Mientras cepillaba a Solovéi, Morozko guardó silencio, aunque Vasia notaba su mirada. Le frotó todo el pelaje al caballo y le desenmarañó las crines. Con la mesa puesta y la cara lavada, devoró la comida como un lobezno. La mesa crujía bajo el peso de muchas cosas buenas: extrañas frutas frescas, frutos con pinchos, queso y pan y requesón. Cuando por fin Vasia se enderezó en la silla y empezó a comer más despacio, se dio cuenta de que Morozko la miraba con sarcasmo.
—Tenía hambre —se disculpó—. En casa no comemos así de bien.
—Me lo creo —respondió él—. Hace unos días parecías un fantasma.
—¿De verdad? —contestó contrariada.
—Más o menos.
Vasia calló. La pila de leños de la chimenea se desbarató y la luz dorada de la habitación se tornó rojiza.
—¿Adonde vas cuando no estás aquí? —quiso saber.
—Adonde quiero —respondió él—. En el mundo de los hombres, es invierno.
—¿Duermes?
Él negó con la cabeza.
—No tal como tú lo concibes.
Sin querer, Vasia miró la cama grande, con sus postes negros y las mantas amontonadas como un banco de nieve. Se mordió la lengua, pero Morozko le leyó el pensamiento y enarcó una ceja con delicadeza.
Vasia se volvió de color escarlata y bebió un buen trago para esconder el ardor de sus mejillas. Cuando lo miró de nuevo, él se reía.
—No hace falta que te hagas la remilgada, Vasilisa Petrovna —dijo—. Esa cama la hicieron mis sirvientes para ti.
—Y tú… —empezó a decir Vasia, pero se sonrojó aún más—. Tú nunca…
Morozko había retomado la talla y retiró una astilla de la flor.
—Muchas veces, cuando el mundo era joven —contestó afable—. Me dejaban doncellas en la nieve.
Vasia se estremeció.
—A veces morían —continuó él—. Otras eran tozudas o valientes, y no morían.
—¿Qué era de ellas?
—Volvían a casa con una gran fortuna —respondió él con sequedad—. ¿No te han contado el cuento?
Vasia, que conservaba el sonrojo, abrió la boca y la cerró de nuevo. Se le ocurrían demasiadas cosas que decir.
—¿Por qué? —consiguió pronunciar—. ¿Por qué me salvaste la vida?
—Por diversión —dijo, aunque sin levantar la vista de la talla.
La flor todavía estaba sin acabar, pero dejó el cuchillo, cogió un pedazo de cristal o de hielo, y empezó a pulirla.
Sin querer, Vasia se llevó la mano al lugar donde el frío le había dañado la piel de la cara.
—Y ¿te divirtió?
Él no contestó, pero la miró a los ojos desde el otro lado del fuego. Vasia tragó saliva.

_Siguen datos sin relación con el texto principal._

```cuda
template <bool DBG, bool UNI, bool FIRST>
__global__ void __launch_bounds__(GN_THREADS, 1) k_gn(IterArgs a) {
  if (a.ctrl->stop) return;
  extern __shared__ __align__(128) unsigned char smem[];
  const int TB = a.TB, Kp = a.Kp, S = a.stages;
  const size_t stage_bytes = gn_stage_bytes(TB, Kp);
  uint64_t *full = reinterpret_cast<uint64_t *>(smem + (size_t)S * stage_bytes);
  uint64_t *empty = full + S;
  const int tid = threadIdx.x, warp = tid >> 5, lane = tid & 31;
  const int n_tiles = a.n_pad / TB;
  const int slice = blockIdx.x, n_slices = gridDim.x;
  const int n_my = (slice < n_tiles) ? (n_tiles - slice + n_slices - 1) / n_slices : 0;
  const size_t hdr_off = (size_t)TB * Kp * 16, msk_off = hdr_off + (size_t)TB * 16;

  if (tid == 0) {
    for (int s = 0; s < S; s++) { mbar_init(full + s, 1); mbar_init(empty + s, GN_CONSUMERS / 32); }
    fence_barrier_init();
  }
  __syncthreads();

  constexpr int NW = GN_CONSUMERS / 32;
  auto tile_cnt = [&](int j) -> int {
    return (lane < TB) ? (__float_as_int(__ldg(&a.hdr[(size_t)(slice + j * n_slices) * TB + lane].w)) >> 16) : 0;
  };
  auto tile_issue = [&](int j, int cnt) {
    const int s = j % S;
    const int row0 = (slice + j * n_slices) * TB;
    unsigned char *st = smem + (size_t)s * stage_bytes;
    const unsigned m2 = __ballot_sync(0xffffffffu, cnt == 2), m4 = __ballot_sync(0xffffffffu, cnt == 4), ml = __ballot_sync(0xffffffffu, cnt > 4);
    const int bytes = cnt * 16;
    SVN_CHECK(a.ctrl, cnt >= 0 && cnt <= Kp && row0 + TB <= a.n_pad, 1);
    int total = bytes;
#pragma unroll
    for (int o = 16; o > 0; o >>= 1) total += __shfl_xor_sync(0xffffffffu, total, o);
    total += TB * 16;
    if (lane == 0) {
      unsigned *msk = reinterpret_cast<unsigned *>(st + msk_off);
      msk[0] = m2; msk[1] = m4; msk[2] = ml;
      mbar_expect_tx(full + s, (uint32_t)total);
    }
    __syncwarp();
    if (lane < TB && cnt > 0) bulk_g2s(st + (size_t)lane * Kp * 16, a.clist + (size_t)(row0 + lane) * Kp, (uint32_t)bytes, full + s);
    if (lane == 0) bulk_g2s(st + hdr_off, a.hdr + row0, (uint32_t)(TB * 16), full + s);
  };
  const int LAG = (a.gn_lag < S) ? a.gn_lag : 1, AHEAD = S - LAG;
  for (int j = 0; j < AHEAD && j < n_my; j++)
    if (warp == j % NW) tile_issue(j, tile_cnt(j));
  int cnt_pref = (warp == 0 && AHEAD < n_my) ? tile_cnt(AHEAD) : 0;

  const int PG = a.PG, RG = a.RG;
  const int pl = tid % PG, rg = tid / PG;
// ... 80 lines not shown
      unsigned m2 = msk[0] & rgmask, m4 = msk[1] & rgmask, ml = msk[2] & rgmask;
      rows_in_acc += __popc(m2 | m4 | ml);
#define SVN_ROW2(SV, CA, CB)                                                                                            \
  {                                                                                                                     \
    const float4 sv = (SV);                                                                                             \
    SVN_QUERY                                                                                                           \
    SVN_DIST(CA, u) SVN_DIST(CB, v)                                                                                     \
                                 \
    const bool p0 = lo(vd) < lo(ud), p1 = hi(vd) < hi(ud);                                                              \
    const f2 best = sel2(p0, p1, vd, ud), ex = sel2(p0, p1, vx, ux), ey = sel2(p0, p1, vy, uy), ez = sel2(p0, p1, vz, uz); \
    SVN_ACCUM(true)                                                                                                     \
  }
      while (m2 & (m2 - 1)) {
        const int r0 = __ffs(m2) - 1;
        m2 &= m2 - 1;
        const int r1 = __ffs(m2) - 1;
        m2 &= m2 - 1;
        const float4 sv0 = hdr[r0], sv1 = hdr[r1];
        const float4 *e0 = lists + r0 * Kp, *e1 = lists + r1 * Kp;
        const float4 c00 = e0[0], c01 = e0[1], c10 = e1[0], c11 = e1[1];
        { const int r = r0; (void)r; SVN_ROW2(sv0, c00, c01) }
        { const int r = r1; (void)r; SVN_ROW2(sv1, c10, c11) }
      }
      if (m2) {
        const int r = __ffs(m2) - 1;
        const float4 *e0 = lists + r * Kp;
        const float4 sv0 = hdr[r], c00 = e0[0], c01 = e0[1];
        SVN_ROW2(sv0, c00, c01)
      }
#undef SVN_ROW2
      while (m4) {
        const int r = __ffs(m4) - 1;
        m4 &= m4 - 1;
        const float4 sv = hdr[r];
        const float4 *e = lists + r * Kp;
        const float4 c0 = e[0], c1 = e[1], c2 = e[2], c3 = e[3];
        SVN_QUERY
        SVN_DIST(c0, u) SVN_DIST(c1, v) SVN_DIST(c2, w) SVN_DIST(c3, z)
        const bool p10 = lo(vd) < lo(ud), p11 = hi(vd) < hi(ud), p30 = lo(zd) < lo(wd), p31 = hi(zd) < hi(wd);
        const f2 m01 = sel2(p10, p11, vd, ud), m23 = sel2(p30, p31, zd, wd);
        const f2 e01x = sel2(p10, p11, vx, ux), e01y = sel2(p10, p11, vy, uy), e01z = sel2(p10, p11, vz, uz);
        const f2 e23x = sel2(p30, p31, zx, wx), e23y = sel2(p30, p31, zy, wy), e23z = sel2(p30, p31, zz, wz);
        const bool p0 = lo(m23) < lo(m01), p1 = hi(m23) < hi(m01);
        const f2 best = sel2(p0, p1, m23, m01), ex = sel2(p0, p1, e23x, e01x), ey = sel2(p0, p1, e23y, e01y), ez = sel2(p0, p1, e23z, e01z);
        SVN_ACCUM(true)
      }
      while (ml) {
        const int r = __ffs(ml) - 1;
        ml &= ml - 1;
        const float4 sv = hdr[r];
        const float4 *e = lists + r * Kp;
        const int n = __float_as_int(sv.w) >> 16;
        SVN_CHECK(a.ctrl, n > 4 && n <= Kp && (n & 3) == 0 && r < TB, 2);
        float4 c0 = e[0], c1 = e[1], c2 = e[2], c3 = e[3];
        SVN_QUERY
        float best0, best1;
        int bk0 = 0, bk1 = 0;
        {
          SVN_DIST(c0, u) SVN_DIST(c1, v) SVN_DIST(c2, w) SVN_DIST(c3, z)
          const f2 m_ = min4_2(ud, vd, wd, zd);
          best0 = lo(m_); best1 = hi(m_);
          if (!(best0 == best0)) best0 = INFINITY;
          if (!(best1 == best1)) best1 = INFINITY;
        }
        const f2 qq = fma2(qz, qz, fma2(qy, qy, mul2(qx, qx)));
        const f2 qn = fma2(pk(sqrt_approx(lo(qq)), sqrt_approx(hi(qq))), bc(1.00001f), bc(1e-7f));
        for (int k0 = 4; k0 < n; k0 += 4) {
          c0 = e[k0]; c1 = e[k0 + 1]; c2 = e[k0 + 2]; c3 = e[k0 + 3];
          const f2 tt = sub2(bc(c0.w), qn);
          const f2 tb = mul2(mul2(tt, tt), bc(0.99999f));
          const bool done = (lo(tt) > 0.f) && (lo(tb) > best0) && (hi(tt) > 0.f) && (hi(tb) > best1);
          if (UNI) { if (__all_sync(0xffffffffu, done)) break; }
          else { if (done) break; }
          SVN_DIST(c0, u) SVN_DIST(c1, v) SVN_DIST(c2, w) SVN_DIST(c3, z)
          const f2 m_ = min4_2(ud, vd, wd, zd);
          if (lo(m_) < best0) { best0 = lo(m_); bk0 = k0; }
          if (hi(m_) < best1) { best1 = hi(m_); bk1 = k0; }
        }
        SVN_CHECK(a.ctrl, bk0 >= 0 && bk0 + 3 < n && bk1 >= 0 && bk1 + 3 < n, 3);
        float ex0, ey0, ez0, ex1, ey1, ez1;
        gn_recover(e, bk0, lo(qx), lo(qy), lo(qz), best0, ex0, ey0, ez0);
        gn_recover(e, bk1, hi(qx), hi(qy), hi(qz), best1, ex1, ey1, ez1);
        const f2 best = pk(best0, best1), ex = pk(ex0, ex1), ey = pk(ey0, ey1), ez = pk(ez0, ez1);
        SVN_ACCUM(true)
      }
      if (rows_in_acc >= GN_FLUSH_ROWS) {
#pragma unroll
        for (int j = 0; j < NACC; j++) { dacc[j * GN_CONSUMERS] = add2(dacc[j * GN_CONSUMERS], acc[j]); acc[j] = 0; }
        rows_in_acc = 0;
        if (++flushes2 >= GN_FLUSH2 && active) {
#pragma unroll
          for (int j = 0; j < NACC; j++) {
            const f2 d = dacc[j * GN_CONSUMERS];
            out[j] = (wrote ? out[j] : 0.0) + (double)lo(d);
            if (active1) out[NACC + j] = (wrote ? out[NACC + j] : 0.0) + (double)hi(d);
            dacc[j * GN_CONSUMERS] = 0;
          }
          wrote = true;
          flushes2 = 0;
        }
      }
    }
    __syncwarp();
    if (lane == 0) mbar_arrive(empty + s);
  }
#undef SVN_QUERY
#undef SVN_DIST
#undef SVN_ACCUM
  if (active) {
#pragma unroll
    for (int j = 0; j < NACC; j++) {
      const f2 d = dacc[j * GN_CONSUMERS];
      out[j] = (wrote ? out[j] : 0.0) + ((double)lo(d) + (double)lo(acc[j]));
      if (active1) out[NACC + j] = (wrote ? out[NACC + j] : 0.0) + ((double)hi(d) + (double)hi(acc[j]));
    }
  }
}

__global__ void __launch_bounds__(FIN_WARPS * 32) k_finalize(IterArgs a, PeerTable pt, unsigned seq_h) {
  Ctrl *ctl = a.ctrl;
  if (ctl->stop) return;
  __shared__ double s_out[REC];
  __shared__ int s_last;
  const int l = blockIdx.x;
  double v[NACC];
  gn_sum_partials(a, l, v);
  const int p = a.p_lo + l;
  SVN_CHECK(ctl, l < a.P_l && p < a.P && (size_t)(p + 1) * REC <= a.rec_stride, 20);
  const size_t buf_off = (size_t)(ctl->iter & 1) * a.rec_stride;
  if (threadIdx.x == 0) {
    const double *R0 = a.sc.R0;
    double Rp[9], Rt[9];
#pragma unroll
    for (int i = 0; i < 9; i++) Rp[i] = a.R[9 * (size_t)p + i];
#pragma unroll
// ... 144 lines not shown
```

—¿Por qué me salvaste la vida si después intentaste matarme?
—Las valientes viven —contestó Morozko—. Las cobardes mueren en la nieve. Y yo no sabía de cuáles eras.
Morozko dejó la flor y estiró el brazo. Sus dedos largos le rozaron el lugar donde había tenido la herida, entre la mejilla y la mandíbula. Cuando el pulgar encontró sus labios, a ella le tembló la respiración en la garganta.
—Una cosa es la sangre. Y otra, el don de la clarividencia. Pero el valor, ese es el don más escaso de todos, Vasilisa Petrovna,
La sangre de Vasia se arrojó contra su piel hasta que la joven fue capaz de sentir hasta el más leve movimiento del aire.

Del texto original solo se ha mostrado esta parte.